其五,不要有免费提供资料就是吃亏的想法。对于当代中国来讲,继承优秀传统文化和推广中国文化是无比重要的事情,我们的社会已经富足到可以解决全部物质贫困人口脱贫的问题了,在新时期大众精神扶贫更加重要。我们可以开放大量的免费公园用于国民健身,为什么不能开放免费的传统文化资源用于国民素质提高呢?
其六,要打破互联网信息孤岛现状。现在互联网上有用的免费资源越来越少,某些提供下载古籍服务的网站经常会突然消失,它们大多涉及所谓版权问题。今后能够得到的互联网免费资源会越来越少,这是个人无力解决的问题。其实,包括日本、美国、法国甚至联合国一些网站都提供中国古籍的下载业务,而我们国内的一些机构却自我封闭,增加读者检索和阅读的难度,实在太不应该了。
当然,我人微言轻,能够提出的有价值建议也很少,就借这个平台约略提出点看法吧。
联合国文教网站下载的越南国宝《金云翘传(录)》
我本人从小喜欢读古书,最早看简体印刷版,后来看繁体印刷版。但在阅读过程中经常碰到具体的语句、字词问题,直到我后来接触到古籍影印版,才搞明白:古籍影印版本是古籍的近似版本,繁体字古籍印刷版本是古籍影印版的近似版本,简体字古籍印刷版本是繁体字古籍印刷版的近似版本。在这些逐渐近似的过程中,一些文字失真错讹发生了。有技术上的原因,也有责任心的原因。

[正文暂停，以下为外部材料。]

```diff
diff --git a/alayalite_amd/csrc/search_kernels.h b/alayalite_amd/csrc/search_kernels.h
--- a/alayalite_amd/csrc/search_kernels.h
+++ b/alayalite_amd/csrc/search_kernels.h
@@ -68,10 +68,13 @@
   uint32_t scout;
   uint32_t *scout_stats;
   uint32_t scout_policy;
+  uint32_t wide_merge;
   uint32_t *scout_policy_stats;
 };
+static_assert(sizeof(SearchParams) == 392, "a field that grows SearchParams moves every kernel's hidden arguments");
 constexpr uint32_t kScoutOn = 1, kScoutVerify = 2, kScoutMiss = 4;
 constexpr uint32_t kScoutEarly = 1, kScoutRecheck = 2;
+constexpr uint32_t kWideMergeMinEf = 129, kWideMergeMaxEf = 448;
 constexpr uint32_t kScoutSlots = 3;
 constexpr uint32_t kScoutR = 32;
 constexpr size_t kScoutBoardBytes = kScoutSlots * (kScoutR * 4 + 8 + 4) + 20;
diff --git a/alayalite_amd/csrc/search_kernels.hip b/alayalite_amd/csrc/search_kernels.hip
--- a/alayalite_amd/csrc/search_kernels.hip
+++ b/alayalite_amd/csrc/search_kernels.hip
@@ -996,7 +996,7 @@
       const uint32_t cid = has ? L.cid[lane] : 0u;
       const float cd = has ? L.cd[lane] : 0.f;
       wave_sync();
-      pool_merge<kRegMerge>(ps, L, has, cid, cd, [&](uint32_t nx) {
+      auto retarget = [&](uint32_t nx) {
         if (nx != pred) {
           const uint32_t old_pred = pred;
           (void)old_pred;
@@ -1009,11 +1009,36 @@
             if (scouting && ps.size == ps.ef) scout_retarget(sboard, early, nx, old_pred);
           }
         }
-      }
+      };
 #ifdef ALAYA_FINE_STAMPS
-      , [&]() { stamp(7); }
+      auto merge_mark = [&](uint32_t first_pos, uint32_t n_acc) {
+        stamp(7);
+        if constexpr (kStamp) {
+          auto bump = [&](uint32_t c, uint64_t by) {
+            constexpr int slot_of[7] = {0, 1, 2, 3, 4, 5, 7};
+#pragma unroll
+            for (uint32_t s = 0; s < 7; ++s)
+              st[slot_of[s]] += (c == 2 * s ? by << 32 : 0ull) + (c == 2 * s + 1 ? by << 48 : 0ull);
+          };
+          const uint32_t trips = (ps.size - first_pos + 63u) / 64u;
+          bump(n_acc <= 2 ? n_acc - 1 : (n_acc <= 4 ? 2u : (n_acc <= 8 ? 3u : 4u)), 1);
+          bump(5u + (trips < 7u ? trips : 7u), 1);
+          bump(13u, n_acc);
+        }
+      };
+#else
+      const NoMark merge_mark;
 #endif
-      );
+#ifdef ALAYA_FINE_STAMPS
+      constexpr bool kWideMerge = kScreen || kStamp;
+#else
+      constexpr bool kWideMerge = kScreen;
+#endif
+      if constexpr (kWideMerge) {
+        pool_merge<kRegMerge, true>(ps, L, has, cid, cd, retarget, merge_mark, p.wide_merge != 0u);
+      } else {
+        pool_merge<kRegMerge>(ps, L, has, cid, cd, retarget, merge_mark);
+      }
       stamp(4);
     }
 
diff --git a/include/alaya_hip.h b/include/alaya_hip.h
--- a/include/alaya_hip.h
+++ b/include/alaya_hip.h
@@ -159,6 +159,7 @@
                             uint64_t *mismatches);
 int alaya_index_scout_policy_stats(alaya_index *ix, uint32_t *policy, uint64_t *early_posts, uint64_t *confirmed,
                                    uint64_t *abandoned);
+int alaya_index_last_wide_merge(const alaya_index *ix, uint32_t *wide_merge);
 int alaya_index_info(const alaya_index *ix, uint64_t *n, uint32_t *dim, uint32_t *stride,
                      int *metric, uint64_t *device_bytes);
 
```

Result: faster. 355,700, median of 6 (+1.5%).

所以拿捏不准的地方还是要看原书,原书看不到就要倚重最高水平的古籍影印版。
古籍影印版本有一种非常质朴的美感,虽然我们没有财力获得大量古籍真本,但拥有丰富的古籍影印版就好像一个爱好文化的国王徜徉在富丽堂皇的书籍宫殿里,一生可以有精神上的富足感,何其快哉!
最近,我正在研究最原始的《西游记》版本——宋朝的《大唐三藏取经诗话》,我想与明朝的《西游记》进行比较,试图写一系列宋人与明人不同的精神世界的比较文章。目前,我的烦恼是找不到《大唐三藏取经诗话》的原书影印版,手头只有几种《西游记》的影印版,不知道哪位朋友能够提供《大唐三藏取经诗话》的影印版(非现代印刷版的影印版),不胜感谢。
正在搜集素材的两书内容的对比草稿,没有《大唐三藏取经诗话》的影印版对照和校对原文,终是不放心
我收集到的《西游记》影印版本如下:
《新刻出像官板大字西游记》,二十卷一百回,明吴承恩撰,明万历二十年金陵世德堂刊本,灰度胶片
《西游原旨》二十四卷一百回,清刘一明撰,嘉庆二十四年湖南常德同善分社刊本,普清
《镌像古本西游证道书》,一百回,明吴承恩撰,清汪象旭笺评,黄太鸿印正,清康熙时期西陵汪氏蜩寄刊本
曾有说法,盛世修典。明朝修《永乐大典》,清朝修《四库全书》,民国落魄啥也修不了。今天共和国已经进入小康社会,正在迈步走向康庄大道。我们已有足够的财力与精力,能够收集现存世界上的全部中国古籍,并把它们以适当的方式安全保存下来,原原本本留给我们的子孙后代。文化传承关乎国运兴盛,关乎民族大义,中国文化薪火相传,中华文明绵远悠长!